It was one of the fashions of the hour—a phase of etiquette as ill-bred as the poorest social slang—not to introduce strangers. Mrs. Byram and her daughters were nothing if not fashionable, and in this case the mode served their inclination, and beyond a few formal words they willingly left their awkward guest to his own resources.
He could not understand how true courtesy permitted a hostess to neglect any of her guests, least of all those who from diffidence or any cause seemed most in need of attention. Still, in the present instance, he was glad to be left alone.

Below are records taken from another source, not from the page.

__global__ void condense_kernel(double* __restrict__ K, const double* __restrict__ Hnz,
                                const double* __restrict__ pr_diag, const double* __restrict__ du,
                                double* __restrict__ Dout, double* __restrict__ pr_keep, double* __restrict__ du_keep,
                                const double* __restrict__ Jt, const int32_t* __restrict__ hptr,
                                const int32_t* __restrict__ hsrc, const int32_t* __restrict__ dsrc,
                                const int32_t* __restrict__ jptr, const int32_t* __restrict__ jc,
// ... 140 lines not shown
    for (int64_t k = 0; k < nnzj; ++k) {
        jtI[k] = jac_J[k] - index_base;
        jtJ[k] = jac_I[k] - index_base;
        MNK_REQUIRE(jtI[k] >= 0 && jtI[k] < n && jtJ[k] >= 0 && jtJ[k] < m, "mnk_sc_create: Jacobian index out of range");
    }
    for (int64_t k = 0; k < nnzh; ++k) {
        int32_t i = hess_I[k] - index_base, j = hess_J[k] - index_base;
        MNK_REQUIRE(i >= 0 && i < n && j >= 0 && j < n, "mnk_sc_create: Hessian index out of range");
        if (j > i) std::swap(i, j);
        hI[k] = i;
        hJ[k] = j;
    }
    mnk_sc* sc = new mnk_sc();
    sc->ctx = ctx;
    sc->n = n; sc->m = m; sc->nnzj = nnzj; sc->nnzh = nnzh;
    CscPattern jt = coo_to_csc(n, m, jtI, jtJ);
    CscPattern hh = coo_to_csc(n, n, hI, hJ);
    sc->jt_colptr = jt.colptr; sc->jt_rowval = jt.rowval; sc->jt_map = jt.map;
    sc->h_colptr = hh.colptr; sc->h_rowval = hh.rowval; sc->h_map = hh.map;
    sc->nnz_jt = (int64_t)jt.rowval.size();
    sc->nnz_hess = (int64_t)hh.rowval.size();

    int64_t L = 0;
    for (int64_t c = 0; c < m; ++c) {
        const int64_t k = jt.colptr[c + 1] - jt.colptr[c];
        L += k * (k + 1) / 2;
    }
    const int64_t T = n + sc->nnz_hess + L;
    MNK_REQUIRE(T < (int64_t)2000000000, "mnk_sc_create: symbolic structure exceeds int32 range");
    std::vector<int64_t> key(T);
    std::vector<int8_t> kind(T);
    std::vector<int32_t> sa(T), sb(T), scc(T);
    int64_t t = 0;
    for (int64_t i = 0; i < n; ++i, ++t) { key[t] = i * n + i; kind[t] = -1; sa[t] = (int32_t)i; sb[t] = 0; scc[t] = 0; }
    {
        std::vector<int32_t> hcol = col_index(hh.colptr);
        for (int64_t k = 0; k < sc->nnz_hess; ++k, ++t) {
            key[t] = (int64_t)hcol[k] * n + hh.rowval[k]; kind[t] = 0; sa[t] = (int32_t)k; sb[t] = 0; scc[t] = 0;
        }
    }
    for (int64_t c = 0; c < m; ++c)
        for (int32_t j = jt.colptr[c]; j < jt.colptr[c + 1]; ++j)
            for (int32_t k = j; k < jt.colptr[c + 1]; ++k, ++t) {
                const int64_t c1 = jt.rowval[j], c2 = jt.rowval[k];
                key[t] = c1 * n + c2;
                kind[t] = 1; sa[t] = (int32_t)c; sb[t] = j; scc[t] = k;
            }
    std::vector<int64_t> ord(T);
    std::iota(ord.begin(), ord.end(), 0);
    std::stable_sort(ord.begin(), ord.end(), [&](int64_t a, int64_t b) { return key[a] < key[b]; });

    std::vector<int32_t> a_hptr, a_hsrc, a_dsrc, a_jptr, a_jc, a_jk, a_jl, a_row, a_col;
    sc->aug_colptr.assign(n + 1, 0);
    int64_t slot = -1, prev = -1;
    for (int64_t q = 0; q < T; ++q) {
        const int64_t e = ord[q];
        if (key[e] != prev) {
            prev = key[e];
            ++slot;
            const int32_t col = (int32_t)(key[e] / n), row = (int32_t)(key[e] % n);
            a_row.push_back(row); a_col.push_back(col);
            sc->aug_rowval.push_back(row);
            sc->aug_colptr[col + 1]++;
            a_hptr.push_back((int32_t)a_hsrc.size());
            a_jptr.push_back((int32_t)a_jc.size());
            a_dsrc.push_back(-1);
        }
        if (kind[e] == -1) {
            a_dsrc[slot] = sa[e];
            sc->d_dst.push_back((int32_t)slot); sc->d_src.push_back(sa[e]);
        } else if (kind[e] == 0) {
            a_hsrc.push_back(sa[e]);
            sc->hp_dst.push_back((int32_t)slot); sc->hp_src.push_back(sa[e]);
        } else {
            a_jc.push_back(sa[e]); a_jk.push_back(sb[e]); a_jl.push_back(scc[e]);
            sc->j_dst.push_back((int32_t)slot); sc->j_c.push_back(sa[e]); sc->j_k.push_back(sb[e]); sc->j_l.push_back(scc[e]);
        }
    }
    a_hptr.push_back((int32_t)a_hsrc.size());
    a_jptr.push_back((int32_t)a_jc.size());
    for (int64_t c = 0; c < n; ++c) sc->aug_colptr[c + 1] += sc->aug_colptr[c];
    sc->nnz_aug = slot + 1;
    sc->len_jptr = L;

    if (!ctx) { *out = sc; return 0; }
    hipStream_t s = ctx->stream;
    std::vector<int32_t> ptr, src;
    int rc = 0;
    group_by_slot(jt.map, sc->nnz_jt, ptr, src);
    rc |= sc->jt_seg_ptr.upload(ptr, s); rc |= sc->jt_seg_src.upload(src, s);
    group_by_slot(hh.map, sc->nnz_hess, ptr, src);
    rc |= sc->h_seg_ptr.upload(ptr, s); rc |= sc->h_seg_src.upload(src, s);
    rc |= sc->aug_hptr.upload(a_hptr, s); rc |= sc->aug_hsrc.upload(a_hsrc, s);
    rc |= sc->aug_dsrc.upload(a_dsrc, s);
    rc |= sc->aug_jptr.upload(a_jptr, s); rc |= sc->aug_jc.upload(a_jc, s);
    rc |= sc->aug_jk.upload(a_jk, s); rc |= sc->aug_jl.upload(a_jl, s);
    rc |= sc->aug_row.upload(a_row, s); rc |= sc->aug_col.upload(a_col, s);
    rc |= sc->d_jt_colptr.upload(sc->jt_colptr, s); rc |= sc->d_jt_rowval.upload(sc->jt_rowval, s);
    rc |= sc->d_h_colptr.upload(sc->h_colptr, s); rc |= sc->d_h_rowval.upload(sc->h_rowval, s);
    rc |= sc->jac_coo.alloc(nnzj); rc |= sc->hess_coo.alloc(nnzh);
    rc |= sc->jt_nz.alloc(sc->nnz_jt); rc |= sc->h_nz.alloc(sc->nnz_hess); rc |= sc->aug_nz.alloc(sc->nnz_aug);
    rc |= sc->diag_buffer.alloc(m); rc |= sc->pr_diag.alloc(n + m); rc |= sc->du_diag.alloc(m);

    mnk_sc_spmv_data* sp = new mnk_sc_spmv_data();
    {
        std::vector<int32_t> rp(n + 1, 0), ri(sc->nnz_jt), rperm(sc->nnz_jt);
        for (int32_t r : jt.rowval) rp[r + 1]++;
        for (int64_t i = 0; i < n; ++i) rp[i + 1] += rp[i];
        std::vector<int32_t> cur(rp.begin(), rp.end() - 1);
        for (int64_t c = 0; c < m; ++c)
            for (int32_t k = jt.colptr[c]; k < jt.colptr[c + 1]; ++k) {
                const int32_t p = cur[jt.rowval[k]]++;
                ri[p] = (int32_t)c; rperm[p] = k;
            }
        rc |= sp->jtr_ptr.upload(rp, s); rc |= sp->jtr_idx.upload(ri, s); rc |= sp->jtr_perm.upload(rperm, s);
    }
    {
        std::vector<int32_t> cnt(n + 1, 0);
        std::vector<int32_t> hcol = col_index(hh.colptr);
        for (int64_t k = 0; k < sc->nnz_hess; ++k) {
            cnt[hcol[k] + 1]++;
            if (hh.rowval[k] != hcol[k]) cnt[hh.rowval[k] + 1]++;
        }
        for (int64_t i = 0; i < n; ++i) cnt[i + 1] += cnt[i];
        std::vector<int32_t> idx(cnt[n]), perm(cnt[n]), cur(cnt.begin(), cnt.end() - 1);
        for (int64_t k = 0; k < sc->nnz_hess; ++k)
            if (hh.rowval[k] != hcol[k]) { const int32_t p = cur[hh.rowval[k]]++; idx[p] = hcol[k]; perm[p] = (int32_t)k; }
        for (int64_t k = 0; k < sc->nnz_hess; ++k) { const int32_t p = cur[hcol[k]]++; idx[p] = hh.rowval[k]; perm[p] = (int32_t)k; }
        rc |= sp->hs_ptr.upload(cnt, s); rc |= sp->hs_idx.upload(idx, s); rc |= sp->hs_perm.upload(perm, s);
    }
    if (rc) { delete sp; delete sc; return -2; }
    MNK_HIP(hipMemsetAsync(sc->jt_nz.p, 0, sc->jt_nz.n * sizeof(double), s));
    MNK_HIP(hipMemsetAsync(sc->h_nz.p, 0, sc->h_nz.n * sizeof(double), s));
    MNK_HIP(hipMemsetAsync(sc->aug_nz.p, 0, sc->aug_nz.n * sizeof(double), s));
    sc->extra = sp;
    mnk_ctx_child_added(ctx);
    *out = sc;
    return 0;
}

int mnk_sc_destroy(mnk_sc* sc) {
    if (!sc) return 0;
    if (sc->ctx) {
        (void)hipSetDevice(sc->ctx->device);
        (void)mnk::stream_wait(sc->ctx->stream);
    }
    delete spmv_of(sc);
    sc->extra = nullptr;
    mnk_ctx* ctx = sc->ctx;
    delete sc;
    mnk_ctx_child_gone(ctx);
    return 0;
}

int mnk_sc_sizes(mnk_sc* sc, int64_t* nnz_jt, int64_t* nnz_hess, int64_t* nnz_aug, int64_t* len_jptr) {
    MNK_REQUIRE(sc, "mnk_sc_sizes: NULL argument");
    if (nnz_jt) *nnz_jt = sc->nnz_jt;
    if (nnz_hess) *nnz_hess = sc->nnz_hess;
    if (nnz_aug) *nnz_aug = sc->nnz_aug;
    if (len_jptr) *len_jptr = sc->len_jptr;
    return 0;
}

int mnk_sc_get_structure(mnk_sc* sc, int which, int32_t* colptr, int32_t* rowval) {
    MNK_REQUIRE(sc && colptr && rowval, "mnk_sc_get_structure: NULL argument");
    const std::vector<int32_t>*cp, *rv;
    if (which == MNK_SC_JT) { cp = &sc->jt_colptr; rv = &sc->jt_rowval; }
    else if (which == MNK_SC_HESS) { cp = &sc->h_colptr; rv = &sc->h_rowval; }
    else if (which == MNK_SC_AUG) { cp = &sc->aug_colptr; rv = &sc->aug_rowval; }
    else { set_error("mnk_sc_get_structure: bad selector %d", which); return -1; }
    std::copy(cp->begin(), cp->end(), colptr);
    std::copy(rv->begin(), rv->end(), rowval);
    return 0;
}

int mnk_sc_get_map(mnk_sc* sc, int which, int64_t* map) {
    MNK_REQUIRE(sc && map, "mnk_sc_get_map: NULL argument");
    const std::vector<int64_t>* mp = which == MNK_SC_JT ? &sc->jt_map : which == MNK_SC_HESS ? &sc->h_map : nullptr;
    MNK_REQUIRE(mp != nullptr, "mnk_sc_get_map: bad selector");
    std::copy(mp->begin(), mp->end(), map);
    return 0;
}

int mnk_sc_get_ptrs(mnk_sc* sc, int32_t* d_dst, int32_t* d_src, int32_t* h_dst, int32_t* h_src, int32_t* j_dst,
                    int32_t* j_c, int32_t* j_k, int32_t* j_l) {
    MNK_REQUIRE(sc, "mnk_sc_get_ptrs: NULL argument");
    auto cp = [](const std::vector<int32_t>& v, int32_t* o) { if (o) std::copy(v.begin(), v.end(), o); };
    cp(sc->d_dst, d_dst); cp(sc->d_src, d_src); cp(sc->hp_dst, h_dst); cp(sc->hp_src, h_src);
    cp(sc->j_dst, j_dst); cp(sc->j_c, j_c); cp(sc->j_k, j_k); cp(sc->j_l, j_l);
    return 0;
}
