template <int MR, int WM, int WN, int TD, int TH, int K, int NP>
void launch_fused(msk_ctx* ctx, const char* tag, const FusedArgs& fa, bool stats, bool fork) {
  const dim3 grid((unsigned)(8 * fa.per_xcd));
  constexpr int NITc = 2 * NP * (TD + K - 1) * (TH + K - 1);
  if constexpr (WN == 2 && WM == 2 && NP == 2 && NITc % 64 == 0) {
    if (ctx->wbf_fused_bl == 2 && fa.g.CN == 64) {
      if (stats) MSK_LAUNCH_TIMED_F(ctx, tag, fork, (wbf_gemm_fused_k<MR, WM, WN, TD, TH, K, NP, true, 1, 2>), grid, dim3(WM * WN * 64), 0, fa);
      else MSK_LAUNCH_TIMED_F(ctx, tag, fork, (wbf_gemm_fused_k<MR, WM, WN, TD, TH, K, NP, false, 1, 2>), grid, dim3(WM * WN * 64), 0, fa);
      return;
    }
  }
  if constexpr (WN == 1 && NP == 2 && NITc % 64 == 0) {
    if (ctx->wbf_fused_bl == 2 && fa.g.CN == 32 && ctx->wbf_fused_sh != 0) {
      if (stats) MSK_LAUNCH_TIMED_F(ctx, tag, fork, (wbf_gemm_fused_k<MR, WM, WN, TD, TH, K, NP, true, 1, 2, 16>), grid, dim3(WM * WN * 64), 0, fa);
      else MSK_LAUNCH_TIMED_F(ctx, tag, fork, (wbf_gemm_fused_k<MR, WM, WN, TD, TH, K, NP, false, 1, 2, 16>), grid, dim3(WM * WN * 64), 0, fa);
      return;
    }
    if (ctx->wbf_fused_bl == 2 && fa.g.CN == 32) {
      if (stats) MSK_LAUNCH_TIMED_F(ctx, tag, fork, (wbf_gemm_fused_k<MR, WM, WN, TD, TH, K, NP, true, 1, 2>), grid, dim3(WM * WN * 64), 0, fa);
      else MSK_LAUNCH_TIMED_F(ctx, tag, fork, (wbf_gemm_fused_k<MR, WM, WN, TD, TH, K, NP, false, 1, 2>), grid, dim3(WM * WN * 64), 0, fa);
      return;
    }
    if (ctx->wbf_fused_bl && fa.g.CN == 32) {
      if (stats) MSK_LAUNCH_TIMED_F(ctx, tag, fork, (wbf_gemm_fused_k<MR, WM, WN, TD, TH, K, NP, true, 1, 1>), grid, dim3(WM * WN * 64), 0, fa);
      else MSK_LAUNCH_TIMED_F(ctx, tag, fork, (wbf_gemm_fused_k<MR, WM, WN, TD, TH, K, NP, false, 1, 1>), grid, dim3(WM * WN * 64), 0, fa);
      return;
    }
  }
  if (stats) MSK_LAUNCH_TIMED_F(ctx, tag, fork, (wbf_gemm_fused_k<MR, WM, WN, TD, TH, K, NP, true>), grid, dim3(WM * WN * 64), 0, fa);
  else MSK_LAUNCH_TIMED_F(ctx, tag, fork, (wbf_gemm_fused_k<MR, WM, WN, TD, TH, K, NP, false>), grid, dim3(WM * WN * 64), 0, fa);
}
template <int K, int NP>
void launch_fused_variant(msk_ctx* ctx, const char* tag, int variant, const FusedArgs& fa, bool stats, bool fork) {
  switch (variant) {
    case 3: launch_fused<2, 1, 4, 8, 8, K, NP>(ctx, tag, fa, stats, fork); break;
    case 4: launch_fused<2, 4, 1, 16, 16, K, NP>(ctx, tag, fa, stats, fork); break;
    default: launch_fused<2, 2, 2, 8, 16, K, NP>(ctx, tag, fa, stats, fork); break;
  }
}
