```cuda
int b200_gemm_f32_rowpanel_host(b200_rowpanel* rp, int m_local, int n, int k, const float* A, int lda, const float* B,
                                int ldb, float* C, int ldc, int root) {
  if (!rp || n != rp->n || k != rp->k || m_local > rp->m_max || m_local < 0 || root < 0 || root >= rp->world) return B200_ERR_BAD_ARG;
  if (m_local > 0 && (!A || !C || lda < k || ldc < n)) return B200_ERR_BAD_ARG;
  if (rp->rank == root && (!B || ldb < n)) return B200_ERR_BAD_ARG;
  int rc = ensure_device();
  if (rc) return rc;
  if (t_ctx->dev != rp->dev) return B200_ERR_BAD_ARG;
  if (!rp->h2d) {
    RP_CK(cudaStreamCreateWithFlags(&rp->h2d, cudaStreamNonBlocking));
    RP_CK(cudaStreamCreateWithFlags(&rp->comp, cudaStreamNonBlocking));
    RP_CK(cudaStreamCreateWithFlags(&rp->d2h, cudaStreamNonBlocking));
    for (int j = 0; j < rp->nslices; j++) RP_CK(cudaEventCreateWithFlags(&rp->ev_hb[j], cudaEventDisableTiming));
    for (int j = 0; j < 8; j++) {
      RP_CK(cudaEventCreateWithFlags(&rp->ev_in[j], cudaEventDisableTiming));
      RP_CK(cudaEventCreateWithFlags(&rp->ev_out[j], cudaEventDisableTiming));
    }
    RP_CK(cudaMalloc(&rp->hA, (size_t)rp->m_max * k * 4));
    RP_CK(cudaMalloc(&rp->hB, (size_t)k * n * 4));
    RP_CK(cudaMalloc(&rp->hC, (size_t)rp->m_max * n * 4));
  }
  if (rp->rank == root)
    for (int j = 0; j < rp->nslices; j++) {
      const int kk0 = rp->k0[j], kr = rp->k0[j + 1] - kk0;
      RP_CK(cudaMemcpy2DAsync(rp->hB + (size_t)kk0 * n, (size_t)n * 4, B + (size_t)kk0 * ldb, (size_t)ldb * 4, (size_t)n * 4, kr,
                              cudaMemcpyHostToDevice, rp->h2d));
      RP_CK(cudaEventRecord(rp->ev_hb[j], rp->h2d));
    }
  if ((rc = rowpanel_broadcast(rp, rp->hB, n, n, root, rp->ev_hb))) return rc;
  const int blocks = m_local >= 2048 ? 4 : 1;
  const int rows_per = blocks == 1 ? (m_local > 0 ? m_local : 1) : (((m_local + blocks - 1) / blocks + 255) & ~255);
  RP_CK(cudaStreamWaitEvent(rp->comp, rp->ev_b[rp->nslices - 1], 0));
  int nb = 0;
  for (int r0 = 0; r0 < m_local; r0 += rows_per, nb++) {
    const int rows = m_local - r0 < rows_per ? m_local - r0 : rows_per;
    float* dAi = rp->hA + (size_t)r0 * k;
    float* dCi = rp->hC + (size_t)r0 * n;
    RP_CK(cudaMemcpy2DAsync(dAi, (size_t)k * 4, A + (size_t)r0 * lda, (size_t)lda * 4, (size_t)k * 4, rows, cudaMemcpyHostToDevice, rp->h2d));
    RP_CK(cudaMemcpy2DAsync(dCi, (size_t)n * 4, C + (size_t)r0 * ldc, (size_t)ldc * 4, (size_t)n * 4, rows, cudaMemcpyHostToDevice, rp->h2d));
    RP_CK(cudaEventRecord(rp->ev_in[nb], rp->h2d));
    RP_CK(cudaStreamWaitEvent(rp->comp, rp->ev_in[nb], 0));
    if ((rc = gemm_f32_impl(rows, n, k, dAi, k, rp->hB, n, dCi, n, rp->mode, 1, rp->comp))) return rc;
    RP_CK(cudaEventRecord(rp->ev_out[nb], rp->comp));
    RP_CK(cudaStreamWaitEvent(rp->d2h, rp->ev_out[nb], 0));
    RP_CK(cudaMemcpy2DAsync(C + (size_t)r0 * ldc, (size_t)ldc * 4, dCi, (size_t)n * 4, (size_t)n * 4, rows, cudaMemcpyDeviceToHost, rp->d2h));
  }
  RP_CK(cudaStreamSynchronize(rp->d2h));
  RP_CK(cudaStreamSynchronize(rp->comp));
  RP_CK(cudaStreamSynchronize(rp->comm_stream));
  return 0;
}

}
```

Measured before the change: 427,500.

## Fuse f16 split prepasses into one clustered kernel with per-chunk column scales

Replaces the separate row-split, column-absmax (atomicMax) and column-split kernels, plus the aux-stream fork, with one launch. A-row blocks and B column strips share a single grid, and the B strips reduce their column max across a thread-block cluster through distributed shared memory. B scaling becomes per 1024-row K chunk instead of global. The GEMM epilogue rescales accumulators per chunk when exponents differ, and chunk boundaries are aligned to the scale chunks. This removes extra launches, the memset and the second read of B. In exchange it adds exponent checks to the epilogue and may force smaller chunk_k splitting.

```diff
diff --git a/how-to-optimize-gemm_b200/csrc/capi.cu b/how-to-optimize-gemm_b200/csrc/capi.cu
--- a/how-to-optimize-gemm_b200/csrc/capi.cu
+++ b/how-to-optimize-gemm_b200/csrc/capi.cu
@@ -78,12 +78,6 @@
   cudaEvent_t ws_event = nullptr;
   cudaStream_t ws_stream = nullptr;
   bool ws_busy = false;
-  unsigned cmax_slot = 0;
-  float* cmax_buf = nullptr;
-  size_t cmax_cap = 0;
-  int cmax_dirty[2] = {0, 0};
-  cudaStream_t aux = nullptr;
-  cudaEvent_t aux_fork = nullptr, aux_join = nullptr;
   std::mutex host_mu;
   Scratch scr[4];
   HostPipe pipe;
@@ -211,7 +205,6 @@
 }
 
 int g_pdl = 1;
-int g_prepass_fork = 1;
 int g_dynamic_sched = 0;
 template <typename... KArgs, typename... Args>
 cudaError_t launch_pdl(void (*kern)(KArgs...), dim3 grid, dim3 block, size_t smem, cudaStream_t st, int cluster, Args&&... args) {
@@ -302,6 +295,7 @@
   if (p.chunk_kb < 1) p.chunk_kb = 1;
   p.dbg_b_lbo = g_dbg_b_lbo; p.dbg_b_sbo = g_dbg_b_sbo;
   p.row_max = row_max; p.col_max = col_max;
+  p.scale_kb = F16_SCALE_ROWS / Cfg::BK;
   p.accumulate = accumulate;
   p.axpby = t_epi.axpby; p.alpha = t_epi.alpha; p.beta = t_epi.beta;
   p.epi_direct = g_epi_direct;
@@ -508,130 +502,83 @@
 };
 inline long long f16_pitch(int cols) { return ((long long)cols + 7) & ~7LL; }
 inline int f16_b_rows(int k) { return (k + 31) & ~31; }
-
-int launch_f16_split_rows(const float* A, long long lda, int rows, int cols, float* rmax, uint16_t* planes,
-                          long long pitch, int plane_rows, cudaStream_t st) {
-  int blocks = (plane_rows + 7) / 8;
-  const int cap = t_ctx->sms * 16;
-  if (blocks > cap) blocks = cap;
-  if (blocks < 1) blocks = 1;
-  if (cols <= 1024) launch_pdl(split_f16_rows_kernel<4>, dim3(blocks), dim3(256), 0, st, 1, A, (long long)lda, rows, cols, rmax, planes, pitch, plane_rows);
-  else if (cols <= 2048) launch_pdl(split_f16_rows_kernel<8>, dim3(blocks), dim3(256), 0, st, 1, A, (long long)lda, rows, cols, rmax, planes, pitch, plane_rows);
-  else if (cols <= 4096) launch_pdl(split_f16_rows_kernel<16>, dim3(blocks), dim3(256), 0, st, 1, A, (long long)lda, rows, cols, rmax, planes, pitch, plane_rows);
-  else launch_pdl(split_f16_rows_kernel<0>, dim3(blocks), dim3(256), 0, st, 1, A, (long long)lda, rows, cols, rmax, planes, pitch, plane_rows);
+inline size_t f16_b_scales(int k, int n) { return (size_t)((k + F16_SCALE_ROWS - 1) / F16_SCALE_ROWS) * n; }
+
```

The scenes around him had more than the interest of novelty, and there was much that he enjoyed keenly. The music was good, and his quick ear kept as perfect time to it as did Lottie's feet. He thought the square dances were beautiful and perfectly unobjectionable,—a vast improvement on many of the rude and often stupid games that he had seen at the few companies he had attended, and Lottie appeared the embodiment of grace, as she glided through them.
But when a blast-looking fellow, in whose eye lurked all evil passions and appetites, whirled her away in a waltz, he again felt, with indignation, that here was another instance in which fashion—custom—insolently trampled on divine law and womanly modesty. He had seen enough of the world to know that Lottie, with all her faults, was too good to touch the fellow whose embrace she permitted. Could she—could the others-be ignorant of his character, when it was indelibly stamped upon his face?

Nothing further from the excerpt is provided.